-------- Input --------

SYMBOLS = {
    "vmasr_abi_version": (ctypes.c_int, []),
    "vmasr_last_error": (ctypes.c_char_p, []),
    "vmasr_sscan_chunk": (ctypes.c_int, []),
    "vmasr_sscan_fwd": (ctypes.c_int, [ctypes.POINTER(SScanParams), c_vp]),
    "vmasr_sscan_bwd_workspace": (c_sz, [ctypes.POINTER(SScanBwdParams)]),
    "vmasr_sscan_bwd": (ctypes.c_int, [ctypes.POINTER(SScanBwdParams), c_vp]),
    "vmasr_sscan_tune": (None, [ctypes.c_int, ctypes.c_int]),
    "vmasr_layer_norm_fwd": (ctypes.c_int, [c_vp, c_vp, c_vp, c_vp, c_vp, c_vp, c_i32, c_i32, ctypes.c_float, c_i32, c_i32, c_vp]),
    "vmasr_layer_norm_bwd_workspace": (c_sz, [c_i32, c_i32]),
    "vmasr_layer_norm_bwd": (ctypes.c_int, [c_vp, c_vp, c_vp, c_vp, c_vp, c_vp, c_vp, c_vp, c_vp, c_i32, c_i32, c_i32, c_i32, c_vp]),
    "vmasr_layer_norm_bwd_res": (ctypes.c_int, [c_vp, c_vp, c_vp, c_vp, c_vp, c_vp, c_vp, c_vp, c_vp, c_vp, c_i32, c_i32, c_i32, c_i32, c_vp]),
    "vmasr_layer_norm_bwd_blocks": (c_i32, [c_i32, c_i32]),
    "vmasr_layer_norm_bwd_reduce_multi": (ctypes.c_int, [c_vp, c_vp, c_vp, c_vp, c_vp, c_i32, c_vp]),
    "vmasr_mlp_supported": (ctypes.c_int, [c_i32, c_i32]),
    "vmasr_mlp_fwd": (ctypes.c_int, [c_vp, c_vp, c_vp, ctypes.c_float, c_vp, c_vp, c_vp, c_vp, c_vp, c_i32, c_vp, c_i64, c_i32, c_i32, c_vp]),
    "vmasr_mlp_bwd": (ctypes.c_int, [c_vp, c_vp, c_vp, c_vp, ctypes.c_float, c_vp, c_vp, c_vp, c_vp, c_vp, c_i32,
                                     c_vp, c_vp, c_vp, c_vp, c_vp, c_vp, c_vp, c_i64, c_i32, c_i32, c_vp]),
    "vmasr_stft_loss_blocks": (c_i32, []),
    "vmasr_stft_loss_fwd": (ctypes.c_int, [c_vp, c_vp, c_vp, c_vp, c_i64, c_vp, c_vp, c_vp]),
    "vmasr_stft_loss_bwd": (ctypes.c_int, [c_vp, c_vp, c_vp, c_vp, c_i64, c_vp, c_vp, c_vp, c_vp, c_vp, c_vp]),
    "vmasr_outproj_supported": (ctypes.c_int, [c_i32, c_i32]),
    "vmasr_outproj_fwd": (ctypes.c_int, [c_vp, c_vp, c_vp, c_vp, c_i32, c_vp, c_i64, c_i32, c_i32, c_vp]),
    "vmasr_outproj_bwd": (ctypes.c_int, [c_vp, c_vp, c_vp, c_i32, c_vp, c_vp, c_i64, c_i32, c_i32, c_vp]),
    "vmasr_inproj_supported": (ctypes.c_int, [c_i32, c_i32, c_i64]),
    "vmasr_inproj_fwd": (ctypes.c_int, [c_vp, c_vp, c_vp, ctypes.c_float, c_vp, c_vp, c_vp, c_i64, c_i32, c_i32, c_i32, c_vp]),
    "vmasr_inproj_bwd": (ctypes.c_int, [c_vp, c_vp, c_vp, ctypes.c_float, c_vp, c_vp, c_vp, c_vp, c_vp, c_vp, c_vp, c_vp, c_vp,
                                        c_i64, c_i32, c_i32, c_i32, c_vp]),
    "vmasr_small_linear_supported": (ctypes.c_int, [c_i32, c_i32]),
    "vmasr_small_linear_fwd": (ctypes.c_int, [c_vp, c_vp, c_vp, c_vp, c_i64, c_i32, c_i32, c_i32, c_i32, c_vp]),
    "vmasr_small_linear_bwd_workspace": (c_sz, [c_i64, c_i32, c_i32]),
    "vmasr_small_linear_bwd": (ctypes.c_int, [c_vp, c_vp, c_vp, c_vp, c_vp, c_vp, c_vp, c_i64, c_i32, c_i32, c_i32, c_i32, c_vp]),
    "vmasr_cross_scan_cvt": (ctypes.c_int, [c_vp, c_vp, c_i32, c_i32, c_i32, c_i32, c_i32, c_i32, c_vp]),
    "vmasr_cross_merge_cvt": (ctypes.c_int, [c_vp, c_vp, c_i32, c_i32, c_i32, c_i32, c_i32, c_i32, c_vp]),
    "vmasr_xproj_supported": (ctypes.c_int, [c_i32, c_i32, c_i32]),
    "vmasr_xproj_fwd": (ctypes.c_int, [c_vp] * 7 + [c_i32] * 7 + [c_vp]),
    "vmasr_xproj_bwd": (ctypes.c_int, [c_vp] * 12 + [c_i32] * 7 + [c_vp]),
    "vmasr_xproj_n_supported": (ctypes.c_int, [c_i32, c_i32, c_i32]),
    "vmasr_xproj_n_ws_floats": (c_sz, [c_i32, c_i32, c_i32, c_i32]),
    "vmasr_xproj_n_fwd": (ctypes.c_int, [c_vp] * 7 + [c_i32] * 7 + [c_vp]),
    "vmasr_xproj_n_bwd": (ctypes.c_int, [c_vp] * 12 + [c_i32] * 7 + [c_vp]),
    "vmasr_spectral_power_iter": (ctypes.c_int, [c_vp, c_vp, c_vp, c_vp, c_i32, c_i32, c_i32, ctypes.c_float, c_vp]),
    "vmasr_spectral_power_iter_batched": (ctypes.c_int, [c_vp, c_i32, c_i32, c_i32, c_i64, c_i32, ctypes.c_float, c_vp, c_vp]),
    "vmasr_im2col_kx1": (ctypes.c_int, [c_vp, c_vp, c_i64, c_i32, c_i32, c_i32, c_i32, c_i32, c_i64, c_i32, c_vp]),
    "vmasr_im2col_kx1_split": (ctypes.c_int, [c_vp, c_vp, c_vp, c_i64, c_i32, c_i32, c_i32, c_i32, c_i32, c_i64, c_vp]),
    "vmasr_im2col_kx1_split3_multi": (ctypes.c_int, [c_vp, c_vp, c_vp, c_i32, c_vp, c_i32, c_i32, c_i32, c_i32, c_i64, c_vp]),
    "vmasr_col2im_kx1": (ctypes.c_int, [c_vp, c_vp, c_i64, c_i32, c_i32, c_i32, c_i32, c_i32, c_i32, c_vp]),
    "vmasr_im2col_kx1_split_multi": (ctypes.c_int, [c_vp, c_vp, c_vp, c_i32, c_vp, c_vp, c_i32, c_i32, c_i32, c_i32, c_i64, c_vp]),
    "vmasr_col2im_kx1_multi": (ctypes.c_int, [c_vp, c_vp, c_vp, c_vp, c_i32, c_i32, c_i32, c_i32, c_i32, c_i64, c_i32, c_vp]),
    "vmasr_col2im_kx1_stacked": (ctypes.c_int, [c_vp, c_vp, c_vp, c_vp, c_i32, c_i32, c_i32, c_i32, c_i32, c_i64, c_i64, c_i32, c_vp]),
    "vmasr_stack_rows": (ctypes.c_int, [c_vp, c_vp, c_i32, c_vp, c_i64, c_i64, c_vp]),
    "vmasr_split_bf16": (ctypes.c_int, [c_vp, c_vp, c_vp, c_i64, c_vp]),
    "vmasr_bias_gelu_fwd": (ctypes.c_int, [c_vp, c_vp, c_vp, c_i32, c_i64, c_i32, c_i32, c_vp]),
    "vmasr_gelu_bwd": (ctypes.c_int, [c_vp, c_vp, c_vp, c_vp, c_i32, c_i64, c_i32, c_vp]),
    "vmasr_sn_dot_blocks": (c_i32, []),
    "vmasr_sn_stack_fwd": (ctypes.c_int, [c_vp, c_vp, c_i32, c_vp, c_vp, c_vp, c_i32, c_i32, c_i32, c_vp]),
    "vmasr_sn_stack_bwd": (ctypes.c_int, [c_vp, c_vp, c_vp, c_vp, c_vp, c_vp, c_i32, c_vp, c_i32, c_i32, c_i32, c_vp]),
    "vmasr_conv_post_supported": (ctypes.c_int, [c_i32, c_i32]),
    "vmasr_conv_post_fwd": (ctypes.c_int, [c_vp, c_vp, c_vp, c_vp, c_vp, c_vp, c_i32, c_i64, c_i32, c_i32, c_vp]),
    "vmasr_conv_post_bwd": (ctypes.c_int, [c_vp, c_vp, c_vp, c_vp, c_vp, c_vp, c_vp, c_vp, c_i32, c_i64, c_i32, c_i32, c_vp]),
    "vmasr_conv_post_bwd_gelu": (ctypes.c_int, [c_vp] * 16 + [c_i32, c_i64, c_i32, c_i32, c_vp]),
    "vmasr_conv_first_fwd": (ctypes.c_int, [c_vp, c_vp, c_vp, c_i32, c_vp, c_vp, c_vp, c_vp, c_i64, c_vp]),
    "vmasr_conv_first_bwd": (ctypes.c_int, [c_vp, c_vp, c_vp, c_i32, c_vp, c_vp, c_vp, c_vp, c_vp, c_vp, c_i64, c_vp]),
    "vmasr_adamw_chunk": (c_i32, []),
    "vmasr_adamw_step": (ctypes.c_int, [c_vp, c_vp, c_i32, c_i64, c_vp, c_vp, ctypes.c_float, ctypes.c_float, ctypes.c_float, c_vp]),
    "vmasr_masked_l1_blocks": (c_i32, []),
    "vmasr_masked_l1_fwd": (ctypes.c_int, [c_vp, c_vp, c_vp, c_vp, c_vp, c_vp, c_i32, c_i64, c_i64, c_i32, c_vp]),
    "vmasr_masked_l1_bwd": (ctypes.c_int, [c_vp, c_vp, c_vp, c_vp, c_vp, c_i32, c_i64, c_i32, c_vp]),
    "vmasr_lsgan_fwd": (ctypes.c_int, [c_vp, c_vp, c_vp, c_i32, c_vp, c_vp]),
    "vmasr_lsgan_bwd": (ctypes.c_int, [c_vp, c_vp, c_vp, c_vp, c_i32, c_vp, c_vp]),
    "vmasr_masked_l1_bwd_add": (ctypes.c_int, [c_vp, c_vp, c_vp, c_vp, c_vp, c_vp, c_i32, c_i64, c_i32, c_vp]),
    "vmasr_sum_parts": (ctypes.c_int, [c_vp, c_vp, c_i32, c_i32, c_i32, c_i64, c_vp]),
    "vmasr_weight_prep_split": (ctypes.c_int, [c_vp, c_vp, c_i32, c_i32, c_i32, c_vp]),
    "vmasr_weight_transpose": (ctypes.c_int, [c_vp, c_vp, c_vp, c_vp, c_i32, c_i32, c_i32, c_i32, c_vp]),
    "vmasr_gelu_bwd_split": (ctypes.c_int, [c_vp, c_vp, c_vp, c_vp, c_vp, c_vp, c_i32, c_i64, c_i32, c_vp]),
    "vmasr_conv_mfma_supported": (ctypes.c_int, [c_i32, c_i32, c_i32, c_i32]),
    "vmasr_conv_mfma_supported_launch": (ctypes.c_int, [c_i32, c_i32, c_i32, c_i32, c_i32, ctypes.c_int64]),
    "vmasr_conv_mfma_config": (ctypes.c_int, [c_i32, c_i32, c_i32, c_i32, ctypes.POINTER(c_i32)]),
    "vmasr_mark_time": (ctypes.c_int, [c_vp, c_vp]),
    "vmasr_im2col2d_rows": (ctypes.c_int, [c_vp, c_vp] + [c_i32] * 10 + [c_vp, c_i32, c_i32, c_vp]),
    "vmasr_col2im2d_rows": (ctypes.c_int, [c_vp, c_vp] + [c_i32] * 10 + [c_vp, c_i32, c_i32, c_vp]),
    "vmasr_skinny_linear_supported": (ctypes.c_int, [c_i64, c_i32, c_i32]),
    "vmasr_skinny_linear": (ctypes.c_int, [c_vp, c_vp, c_vp, c_vp, c_i64, c_i32, c_i32, c_i64, c_i64, c_i32, c_i32, c_vp]),
    "vmasr_conv_set_cu_limit": (None, [c_i32]),
    "vmasr_conv_get_cu_limit": (c_i32, []),
    "vmasr_conv_mfma_fwd": (ctypes.c_int, [ctypes.POINTER(CgSlot), c_i32, c_i32, c_i32, c_i32, c_i32, c_i32, c_i64, c_i32, c_vp]),
    "vmasr_conv_mfma_dgrad": (ctypes.c_int, [ctypes.POINTER(CgSlot), c_i32, c_i32, c_i32, c_i32, c_i32, c_i32, c_i64, c_vp]),
    "vmasr_conv_f32_fwd": (ctypes.c_int, [ctypes.POINTER(CgSlot), c_i32, c_i32, c_i32, c_i32, c_i32, c_i32, c_i64, c_i32, c_vp]),
    "vmasr_conv_f32_dgrad": (ctypes.c_int, [ctypes.POINTER(CgSlot), c_i32, c_i32, c_i32, c_i32, c_i32, c_i32, c_i64, c_vp]),
    "vmasr_conv_mfma_wgrad": (ctypes.c_int, [ctypes.POINTER(CgSlot), c_i32, c_i32, c_i32, c_i32, c_i32, c_i32, c_i32, c_vp]),
    "vmasr_conv_mfma_dgrad_gelu": (ctypes.c_int, [ctypes.POINTER(CgSlot), ctypes.POINTER(CgGeluBwd), c_vp, c_i32, c_i32, c_i32, c_i32, c_i32,
                                                  c_i32, c_i64, c_vp]),
    "vmasr_wgrad_finish_multi": (ctypes.c_int, [c_vp, c_vp, c_vp, c_vp, c_vp, c_vp, c_vp, c_vp, c_vp, c_i32, c_vp]),
    "vmasr_linear_f64acc": (ctypes.c_int, [c_vp, c_vp, c_vp, c_vp, c_i64, c_i32, c_i32, c_vp]),
    "vmasr_ss2d_glue_supported": (ctypes.c_int, [c_i32, c_i32, c_i32]),
    "vmasr_ss2d_pre_fwd": (ctypes.c_int, [c_vp, c_vp, c_vp, c_i32, c_i32, c_i32, c_i32, c_vp]),
    "vmasr_ss2d_pre_bwd": (ctypes.c_int, [c_vp, c_vp, c_vp, c_vp, c_i32, c_i32, c_i32, c_i32, c_vp]),
    "vmasr_ln_gate_fwd": (ctypes.c_int, [c_vp] * 7 + [c_i32, c_i32, c_i32, ctypes.c_float, c_i32, c_vp]),
    "vmasr_ln_gate_bwd": (ctypes.c_int, [c_vp] * 11 + [c_i32, c_i32, c_i32, c_i32, c_vp]),
    "vmasr_ln_gate_bwd_workspace": (c_i64, [c_i32, c_i32, c_i32, c_i32]),
    "vmasr_ln_gate_bwd_ws": (ctypes.c_int, [c_vp] * 12 + [c_i32, c_i32, c_i32, c_i32, c_vp]),
    "vmasr_ln_gate_pair_supported": (ctypes.c_int, [c_i32, c_i32, c_i32]),
    "vmasr_ln_gate_pair_fwd": (ctypes.c_int, [c_vp] * 8 + [c_i32, c_i32, c_i32, c_i32, ctypes.c_float, c_i32, c_vp]),
    "vmasr_ln_gate_pair_bwd": (ctypes.c_int, [c_vp] * 13 + [c_i32, c_i32, c_i32, c_i32, c_i32, c_vp]),
    "vmasr_ss2d_supported": (ctypes.c_int, [c_i32] * 5),
    "vmasr_ss2d_part_floats": (c_sz, [c_i32] * 4),
    "vmasr_ss2d_fwd": (ctypes.c_int, [ctypes.POINTER(SS2DParams), c_vp]),
    "vmasr_ss2d_bwd": (ctypes.c_int, [ctypes.POINTER(SS2DParams), c_vp]),
    "vmasr_ss2d_deep_supported": (ctypes.c_int, [c_i32] * 5),
    "vmasr_ss2d_deep_waves_per_row": (c_i32, [c_i32, c_i32]),
    "vmasr_ss2d_deep_fwd": (ctypes.c_int, [ctypes.POINTER(SS2DDeepParams), c_vp]),
    "vmasr_ss2d_deep_bwd": (ctypes.c_int, [ctypes.POINTER(SS2DDeepParams), c_vp]),
    "vmasr_set_deterministic": (None, [ctypes.c_int]),
    "vmasr_get_deterministic": (ctypes.c_int, []),
    "vmasr_det_timeouts": (ctypes.c_int64, []),
    "vmasr_prof_enable": (None, [ctypes.c_int]),
    "vmasr_prof_reset": (None, []),
    "vmasr_prof_name": (ctypes.c_char_p, [ctypes.c_int]),
    "vmasr_prof_collect": (ctypes.c_int, [ctypes.c_int, ctypes.POINTER(ctypes.c_int64),
                                          ctypes.POINTER(ctypes.c_double), ctypes.POINTER(ctypes.c_double)]),
    "vmasr_prof_collect_shapes": (ctypes.c_int, [ctypes.c_int, ctypes.c_int, ctypes.POINTER(ctypes.c_double), ctypes.POINTER(ctypes.c_int64),
                                                 ctypes.POINTER(ctypes.c_double)]),
    "vmasr_cross_scan": (ctypes.c_int, [c_vp, c_vp, c_i32, c_i32, c_i32, c_i32, c_i32, c_vp]),
    "vmasr_cross_merge": (ctypes.c_int, [c_vp, c_vp, c_i32, c_i32, c_i32, c_i32, c_i32, c_vp]),
    "vmasr_dwconv_silu_fwd": (ctypes.c_int, [c_vp, c_vp, c_vp, c_vp, c_i32, c_i32, c_i32, c_i32, c_i32, c_vp]),
    "vmasr_dwconv_silu_bwd": (ctypes.c_int, [c_vp, c_vp, c_vp, c_vp, c_vp, c_vp, c_vp, c_vp,
                                             c_i32, c_i32, c_i32, c_i32, c_i32, c_vp]),
    "vmasr_stft": (ctypes.c_int, [c_vp, c_vp, c_vp, c_i32, c_i32, c_i32, c_i32, c_i32, c_i32, c_i32, c_vp]),
    "vmasr_stft_bwd_workspace": (c_sz, [c_i32, c_i32, c_i32, c_i32]),
    "vmasr_stft_bwd": (ctypes.c_int, [c_vp, c_vp, c_vp, c_i32, c_i32, c_i32, c_i32, c_i32, c_i32, c_vp, c_sz, c_vp]),
    "vmasr_istft_workspace": (c_sz, [c_i32, c_i32, c_i32, c_i32]),
    "vmasr_istft": (ctypes.c_int, [c_vp, c_vp, c_vp, c_i32, c_i32, c_i32, c_i32, c_i32, c_vp, c_sz, c_vp]),
    "vmasr_istft_bwd": (ctypes.c_int, [c_vp, c_vp, c_vp, c_vp, c_vp, c_i32, c_i32, c_i32, c_i32, c_i32, c_vp]),
    "vmasr_metrics_workspace": (c_sz, [c_i32, c_i32, c_i32, c_i32]),
    "vmasr_metrics": (ctypes.c_int, [c_vp, c_vp, c_vp, c_vp, c_vp, c_i32, c_i32, c_i32, c_i32, c_vp, c_sz, c_vp]),
    "vmasr_gconv1d_supported": (ctypes.c_int, [c_i32] * 5),
    "vmasr_gconv1d_supported_launch": (ctypes.c_int, [c_i32] * 7 + [c_i64]),
    "vmasr_gconv1d_wgrad_workspace": (c_sz, [c_i32] * 7 + [c_i64]),
    "vmasr_gconv1d_fwd": (ctypes.c_int, [c_vp] * 5 + [c_i32] * 4 + [c_i64] + [c_i32] * 4 + [c_vp]),
    "vmasr_gconv1d_dgrad": (ctypes.c_int, [c_vp] * 4 + [c_i32] * 4 + [c_i64] + [c_i32] * 3 + [c_vp]),
    "vmasr_gconv1d_wgrad": (ctypes.c_int, [c_vp] * 6 + [c_sz] + [c_i32] * 4 + [c_i64] + [c_i32] * 3 + [c_vp]),
    "vmasr_dconv1d_pos_tile": (c_i32, []),
    "vmasr_dconv1d_m_tile": (c_i32, []),
    "vmasr_dconv1d_k_chunk": (c_i32, []),
    "vmasr_dconv1d_max_taps": (c_i32, []),
    "vmasr_dconv1d_supported": (ctypes.c_int, [c_i32] * 5),
    "vmasr_dconv1d_supported_launch": (ctypes.c_int, [c_i32] * 7 + [c_i64]),
    "vmasr_dconv1d_fwd_slabs": (c_i32, [c_i32] * 7 + [c_i64]),
    "vmasr_dconv1d_fwd_workspace": (c_sz, [c_i32] * 7 + [c_i64]),
    "vmasr_dconv1d_dgrad_workspace": (c_sz, [c_i32] * 7 + [c_i64]),
    "vmasr_dconv1d_wgrad_workspace": (c_sz, [c_i32] * 7 + [c_i64]),
    "vmasr_dconv1d_fwd": (ctypes.c_int, [c_vp] * 6 + [c_sz] + [c_i32] * 4 + [c_i64] + [c_i32] * 4 + [c_vp]),
    "vmasr_dconv1d_dgrad": (ctypes.c_int, [c_vp] * 5 + [c_sz] + [c_i32] * 4 + [c_i64] + [c_i32] * 3 + [c_vp]),
    "vmasr_dconv1d_wgrad": (ctypes.c_int, [c_vp] * 6 + [c_sz] + [c_i32] * 4 + [c_i64] + [c_i32] * 3 + [c_vp]),
    "vmasr_stem1d_time_tile": (c_i32, []),
    "vmasr_stem1d_channel_group": (c_i32, []),
    "vmasr_stem1d_supported": (ctypes.c_int, [c_i32] * 4),
    "vmasr_stem1d_supported_launch": (ctypes.c_int, [c_i32] * 5 + [c_i64]),
    "vmasr_stem1d_bwd_workspace": (c_sz, [c_i32] * 5 + [c_i64]),
    "vmasr_stem1d_fwd": (ctypes.c_int, [c_vp] * 4 + [c_i32] * 2 + [c_i64] + [c_i32] * 4 + [c_vp]),
    "vmasr_stem1d_bwd": (ctypes.c_int, [c_vp] * 8 + [c_sz] + [c_i32] * 2 + [c_i64] + [c_i32] * 4 + [c_vp]),
    "vmasr_stem1d_fm_supported_launch": (ctypes.c_int, [c_i32] * 5 + [c_i64]),
    "vmasr_stem1d_fm_workspace": (c_sz, [c_i32] * 5 + [c_i64]),
    "vmasr_stem1d_fm_fwd": (ctypes.c_int, [c_vp] * 6 + [c_sz] + [c_i32] * 2 + [c_i64] + [c_i32] * 3 + [c_vp]),
    "vmasr_stem1d_fm_bwd": (ctypes.c_int, [c_vp] * 6 + [ctypes.c_float] + [c_vp] + [c_i32] * 2 + [c_i64] + [c_i32] * 3 + [c_vp]),
    "vmasr_resample_poly": (ctypes.c_int, [c_vp, c_vp, c_vp, c_i32, c_i64, c_i64, c_i32, c_i32, c_i32, c_vp]),
    "vmasr_resample_design_workspace": (c_sz, [c_i32]),
    "vmasr_resample_design": (ctypes.c_int, [c_vp, c_i32, c_i32, c_i32, c_vp, c_sz, c_vp]),
    "vmasr_degrade_batch_workspace": (c_sz, [c_vp, c_i32]),
# ... 22 lines not shown
        knobs.warn_undeclared()
        _lib = l
    return _lib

--------

_Problem statement_
Print nothing except the lines from the line containing "6 + [c_sz] + [c_i32] * 2" to the end of the listing, exactly as written.

_Solution to the problem_
    "vmasr_stem1d_fm_fwd": (ctypes.c_int, [c_vp] * 6 + [c_sz] + [c_i32] * 2 + [c_i64] + [c_i32] * 3 + [c_vp]),
    "vmasr_stem1d_fm_bwd": (ctypes.c_int, [c_vp] * 6 + [ctypes.c_float] + [c_vp] + [c_i32] * 2 + [c_i64] + [c_i32] * 3 + [c_vp]),
    "vmasr_resample_poly": (ctypes.c_int, [c_vp, c_vp, c_vp, c_i32, c_i64, c_i64, c_i32, c_i32, c_i32, c_vp]),
    "vmasr_resample_design_workspace": (c_sz, [c_i32]),
    "vmasr_resample_design": (ctypes.c_int, [c_vp, c_i32, c_i32, c_i32, c_vp, c_sz, c_vp]),
    "vmasr_degrade_batch_workspace": (c_sz, [c_vp, c_i32]),
# ... 22 lines not shown
        knobs.warn_undeclared()
        _lib = l
    return _lib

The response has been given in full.